**INPUT**
__global__ void __launch_bounds__(kChunk, 2) narrow_large_kernel(SceneDev sc, LargeScene ls, EvalIO io, const int3* __restrict__ sorted, const unsigned* __restrict__ seg_start,
                                                                 const unsigned* __restrict__ seg_end, const unsigned* __restrict__ unit_start, unsigned n_prob,
                                                                 const Counters* cnt, double* chunk_out, int* chunk_points, int* prob_flags) {
    extern __shared__ __align__(16) unsigned char smem_raw[];
    NarrowLargeSmem& sm = *reinterpret_cast<NarrowLargeSmem*>(smem_raw);
    const unsigned n_units = cnt->n_units;
    const int tid = threadIdx.x, lane = tid & 31, wib = tid >> 5;
    constexpr int NW = kChunk / 32;
    for (unsigned u = blockIdx.x; u < n_units; u += gridDim.x) {
        if (tid == 0) {
            unsigned lo = 0, hi = n_prob;
            while (hi - lo > 1) { const unsigned mid = (lo + hi) >> 1; if (unit_start[mid] <= u) lo = mid; else hi = mid; }
            sm.s_prob = (int)lo;
            sm.pflags = 0;
        }
        __syncthreads();
        const int p = sm.s_prob;
        long long env; int k;
        prob_to_ei(sc, ls, p, env, k);
        const InsDev& ins = sc.ins[k];
        if (ins.model != PFC_MODEL_REGULARIZED) { __syncthreads(); continue; }
        const long long ei = env * sc.n_ins + k;
        if (wib == 0) {
            const double* X = io.X + 16 * ei;
            const double* twist = io.twist + 6 * ei;
            PatchCtx<double>& cx = sm.cx;
            if (lane < 8) sm.fpv[lane] = ins.p[lane];
            if (lane < 9) { const int i = lane / 3, j = lane % 3; cx.x21.r[lane] = X[4 * j + i]; }
            else if (lane < 12) cx.x21.t[lane - 9] = X[12 + lane - 9];
            else if (lane < 21) { const int e = lane - 12, i = e / 3, j = e % 3; cx.x12.r[e] = X[4 * i + j]; }
            else if (lane < 24) { const int i = lane - 21; cx.x12.t[i] = -(X[4 * i] * X[12] + X[4 * i + 1] * X[13] + X[4 * i + 2] * X[14]); }
            else if (lane < 27) (&cx.w_ang.x)[lane - 24] = twist[lane - 24];
            else if (lane < 30) (&cx.w_lin.x)[lane - 27] = twist[lane - 24];
            else if (lane == 30) { cx.chi = ins.chi; cx.Ebar1 = ins.Ebar1; cx.Ebar2 = ins.Ebar2; cx.n_quad = ins.n_quad; }
            if (lane < 8) sm.tot[lane] = 0.0;
        }
        __syncthreads();
        const unsigned i = seg_start[p] + (u - unit_start[p]) * kChunk + tid;
        double zr[16];
        int n0 = 0;
        int3 pr = make_int3(0, 0, 0);
        if (i < seg_end[p]) {
            pr = sorted[i];
            n0 = start_polygon_zeta(sc, ins, pr.y, pr.z, sm.cx, zr);
        }
        const unsigned alive = __ballot_sync(0xffffffffu, n0 > 0);
        if (lane == 0) sm.warp_tot[wib] = __popc(alive);
        __syncthreads();
        int before = 0, n_slot = 0;
#pragma unroll
        for (int w = 0; w < NW; ++w) { const int t = sm.warp_tot[w]; if (w < wib) before += t; n_slot += t; }
        if (n0 > 0) {
            const int slot = before + __popc(alive & ((1u << lane) - 1u));
            double* z = sm.poly + slot * kLPolyStride;
#pragma unroll
            for (int j = 0; j < 16; ++j)
                if (j < 4 * n0) z[j] = zr[j];
            sm.slot_pair[slot] = make_int2(pr.y, pr.z); sm.slot_n[slot] = (unsigned char)n0;
        }
        __syncthreads();
        int nv = 0;
        if (tid < n_slot) {
            const int2 e = sm.slot_pair[tid];
            PolyRec<double>& out = *reinterpret_cast<PolyRec<double>*>(sm.poly + tid * kLPolyStride);
            int flags = 0;
            const int n = clip_tet_inplace(reinterpret_cast<double*>(&out), (int)sm.slot_n[tid], flags);
            if (n >= 3) {
                finish_polygon_slot(n, sc.tets[ins.prim_base2 + e.y], pair_normal(sc, ins, e.x, e.y, sm.cx), out);
                nv = n;
            }
            if (flags) atomicOr(&sm.pflags, flags);
        }
        int incl = nv;
#pragma unroll
        for (int o = 1; o < 32; o <<= 1) { const int v = __shfl_up_sync(0xffffffffu, incl, o); if (lane >= o) incl += v; }
        __syncthreads();
        if (lane == 31) sm.warp_tot[wib] = incl;
        __syncthreads();
        int ibefore = 0, total = 0;
#pragma unroll
        for (int w = 0; w < NW; ++w) { const int t = sm.warp_tot[w]; if (w < wib) ibefore += t; total += t; }
        const int at = ibefore + incl - nv;
        for (int q = 0; q < nv; ++q) sm.items[at + q] = (unsigned short)((tid << 3) | q);
        __syncthreads();
        for (int i0 = 0; i0 < total; i0 += kChunk) {
            const int i1 = min(total, i0 + kChunk);
            const int it = i0 + tid;
            if (it < i1) {
                const int code = sm.items[it];
                const int slot = code >> 3, q = code & 7;
                const PolyRec<double>& prc = *reinterpret_cast<const PolyRec<double>*>(sm.poly + slot * kLPolyStride);
                Accum<double, 6> tmp;
                tmp.fp = sm.fpv; tmp.w_ang = sm.cx.w_ang; tmp.w_lin = sm.cx.w_lin; tmp.dump = nullptr; tmp.dump_cap = 0;
                tmp.reset(ACC_REGULARIZED);
                const int qp = (q == 0) ? prc.n - 1 : q - 1;
                integrate_subtri(prc.v[qp], prc.v[q], prc.cen, prc.nrm, prc.eps_r, sm.cx, tmp);
                double* res = sm.item_res + tid * 7;
#pragma unroll
                for (int j = 0; j < 6; ++j) res[j] = tmp.a[j];
                reinterpret_cast<int*>(res + 6)[0] = tmp.n_points;
            }
            __syncthreads();
            if (wib == 0) {
                double part[6] = {0.0, 0.0, 0.0, 0.0, 0.0, 0.0};
                int part_n = 0;
                for (int j = lane; j < i1 - i0; j += 32) {
                    const double* res = sm.item_res + j * 7;
#pragma unroll
                    for (int c = 0; c < 6; ++c) part[c] += res[c];
                    part_n += reinterpret_cast<const int*>(res + 6)[0];
                }
                int pn = part_n;
#pragma unroll
                for (int o = 16; o > 0; o >>= 1) pn += __shfl_xor_sync(0xffffffffu, pn, o);
                double mine = (double)pn;
#pragma unroll
                for (int c = 0; c < 6; ++c) { const double t = warp_sum(part[c]); mine = (lane == c) ? t : mine; }
                if (lane < 7) sm.tot[lane] += mine;
            }
            __syncthreads();
        }
        if (tid < kNA) chunk_out[(size_t)u * kNA + tid] = sm.tot[tid];
        if (tid == 0) { chunk_points[u] = (int)sm.tot[6]; if (sm.pflags) atomicOr(&prob_flags[p], sm.pflags); }
        __syncthreads();
    }
}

**EXERCISE**
Every line in the listing above should be repeated exactly.

**SOLUTION TO THIS PROBLEM**
__global__ void __launch_bounds__(kChunk, 2) narrow_large_kernel(SceneDev sc, LargeScene ls, EvalIO io, const int3* __restrict__ sorted, const unsigned* __restrict__ seg_start,
                                                                 const unsigned* __restrict__ seg_end, const unsigned* __restrict__ unit_start, unsigned n_prob,
                                                                 const Counters* cnt, double* chunk_out, int* chunk_points, int* prob_flags) {
    extern __shared__ __align__(16) unsigned char smem_raw[];
    NarrowLargeSmem& sm = *reinterpret_cast<NarrowLargeSmem*>(smem_raw);
    const unsigned n_units = cnt->n_units;
    const int tid = threadIdx.x, lane = tid & 31, wib = tid >> 5;
    constexpr int NW = kChunk / 32;
    for (unsigned u = blockIdx.x; u < n_units; u += gridDim.x) {
        if (tid == 0) {
            unsigned lo = 0, hi = n_prob;
            while (hi - lo > 1) { const unsigned mid = (lo + hi) >> 1; if (unit_start[mid] <= u) lo = mid; else hi = mid; }
            sm.s_prob = (int)lo;
            sm.pflags = 0;
        }
        __syncthreads();
        const int p = sm.s_prob;
        long long env; int k;
        prob_to_ei(sc, ls, p, env, k);
        const InsDev& ins = sc.ins[k];
        if (ins.model != PFC_MODEL_REGULARIZED) { __syncthreads(); continue; }
        const long long ei = env * sc.n_ins + k;
        if (wib == 0) {
            const double* X = io.X + 16 * ei;
            const double* twist = io.twist + 6 * ei;
            PatchCtx<double>& cx = sm.cx;
            if (lane < 8) sm.fpv[lane] = ins.p[lane];
            if (lane < 9) { const int i = lane / 3, j = lane % 3; cx.x21.r[lane] = X[4 * j + i]; }
            else if (lane < 12) cx.x21.t[lane - 9] = X[12 + lane - 9];
            else if (lane < 21) { const int e = lane - 12, i = e / 3, j = e % 3; cx.x12.r[e] = X[4 * i + j]; }
            else if (lane < 24) { const int i = lane - 21; cx.x12.t[i] = -(X[4 * i] * X[12] + X[4 * i + 1] * X[13] + X[4 * i + 2] * X[14]); }
            else if (lane < 27) (&cx.w_ang.x)[lane - 24] = twist[lane - 24];
            else if (lane < 30) (&cx.w_lin.x)[lane - 27] = twist[lane - 24];
            else if (lane == 30) { cx.chi = ins.chi; cx.Ebar1 = ins.Ebar1; cx.Ebar2 = ins.Ebar2; cx.n_quad = ins.n_quad; }
            if (lane < 8) sm.tot[lane] = 0.0;
        }
        __syncthreads();
        const unsigned i = seg_start[p] + (u - unit_start[p]) * kChunk + tid;
        double zr[16];
        int n0 = 0;
        int3 pr = make_int3(0, 0, 0);
        if (i < seg_end[p]) {
            pr = sorted[i];
            n0 = start_polygon_zeta(sc, ins, pr.y, pr.z, sm.cx, zr);
        }
        const unsigned alive = __ballot_sync(0xffffffffu, n0 > 0);
        if (lane == 0) sm.warp_tot[wib] = __popc(alive);
        __syncthreads();
        int before = 0, n_slot = 0;
#pragma unroll
        for (int w = 0; w < NW; ++w) { const int t = sm.warp_tot[w]; if (w < wib) before += t; n_slot += t; }
        if (n0 > 0) {
            const int slot = before + __popc(alive & ((1u << lane) - 1u));
            double* z = sm.poly + slot * kLPolyStride;
#pragma unroll
            for (int j = 0; j < 16; ++j)
                if (j < 4 * n0) z[j] = zr[j];
            sm.slot_pair[slot] = make_int2(pr.y, pr.z); sm.slot_n[slot] = (unsigned char)n0;
        }
        __syncthreads();
        int nv = 0;
        if (tid < n_slot) {
            const int2 e = sm.slot_pair[tid];
            PolyRec<double>& out = *reinterpret_cast<PolyRec<double>*>(sm.poly + tid * kLPolyStride);
            int flags = 0;
            const int n = clip_tet_inplace(reinterpret_cast<double*>(&out), (int)sm.slot_n[tid], flags);
            if (n >= 3) {
                finish_polygon_slot(n, sc.tets[ins.prim_base2 + e.y], pair_normal(sc, ins, e.x, e.y, sm.cx), out);
                nv = n;
            }
            if (flags) atomicOr(&sm.pflags, flags);
        }
        int incl = nv;
#pragma unroll
        for (int o = 1; o < 32; o <<= 1) { const int v = __shfl_up_sync(0xffffffffu, incl, o); if (lane >= o) incl += v; }
        __syncthreads();
        if (lane == 31) sm.warp_tot[wib] = incl;
        __syncthreads();
        int ibefore = 0, total = 0;
#pragma unroll
        for (int w = 0; w < NW; ++w) { const int t = sm.warp_tot[w]; if (w < wib) ibefore += t; total += t; }
        const int at = ibefore + incl - nv;
        for (int q = 0; q < nv; ++q) sm.items[at + q] = (unsigned short)((tid << 3) | q);
        __syncthreads();
        for (int i0 = 0; i0 < total; i0 += kChunk) {
            const int i1 = min(total, i0 + kChunk);
            const int it = i0 + tid;
            if (it < i1) {
                const int code = sm.items[it];
                const int slot = code >> 3, q = code & 7;
                const PolyRec<double>& prc = *reinterpret_cast<const PolyRec<double>*>(sm.poly + slot * kLPolyStride);
                Accum<double, 6> tmp;
                tmp.fp = sm.fpv; tmp.w_ang = sm.cx.w_ang; tmp.w_lin = sm.cx.w_lin; tmp.dump = nullptr; tmp.dump_cap = 0;
                tmp.reset(ACC_REGULARIZED);
                const int qp = (q == 0) ? prc.n - 1 : q - 1;
                integrate_subtri(prc.v[qp], prc.v[q], prc.cen, prc.nrm, prc.eps_r, sm.cx, tmp);
                double* res = sm.item_res + tid * 7;
#pragma unroll
                for (int j = 0; j < 6; ++j) res[j] = tmp.a[j];
                reinterpret_cast<int*>(res + 6)[0] = tmp.n_points;
            }
            __syncthreads();
            if (wib == 0) {
                double part[6] = {0.0, 0.0, 0.0, 0.0, 0.0, 0.0};
                int part_n = 0;
                for (int j = lane; j < i1 - i0; j += 32) {
                    const double* res = sm.item_res + j * 7;
#pragma unroll
                    for (int c = 0; c < 6; ++c) part[c] += res[c];
                    part_n += reinterpret_cast<const int*>(res + 6)[0];
                }
                int pn = part_n;
#pragma unroll
                for (int o = 16; o > 0; o >>= 1) pn += __shfl_xor_sync(0xffffffffu, pn, o);
                double mine = (double)pn;
#pragma unroll
                for (int c = 0; c < 6; ++c) { const double t = warp_sum(part[c]); mine = (lane == c) ? t : mine; }
                if (lane < 7) sm.tot[lane] += mine;
            }
            __syncthreads();
        }
        if (tid < kNA) chunk_out[(size_t)u * kNA + tid] = sm.tot[tid];
        if (tid == 0) { chunk_points[u] = (int)sm.tot[6]; if (sm.pflags) atomicOr(&prob_flags[p], sm.pflags); }
        __syncthreads();
    }
}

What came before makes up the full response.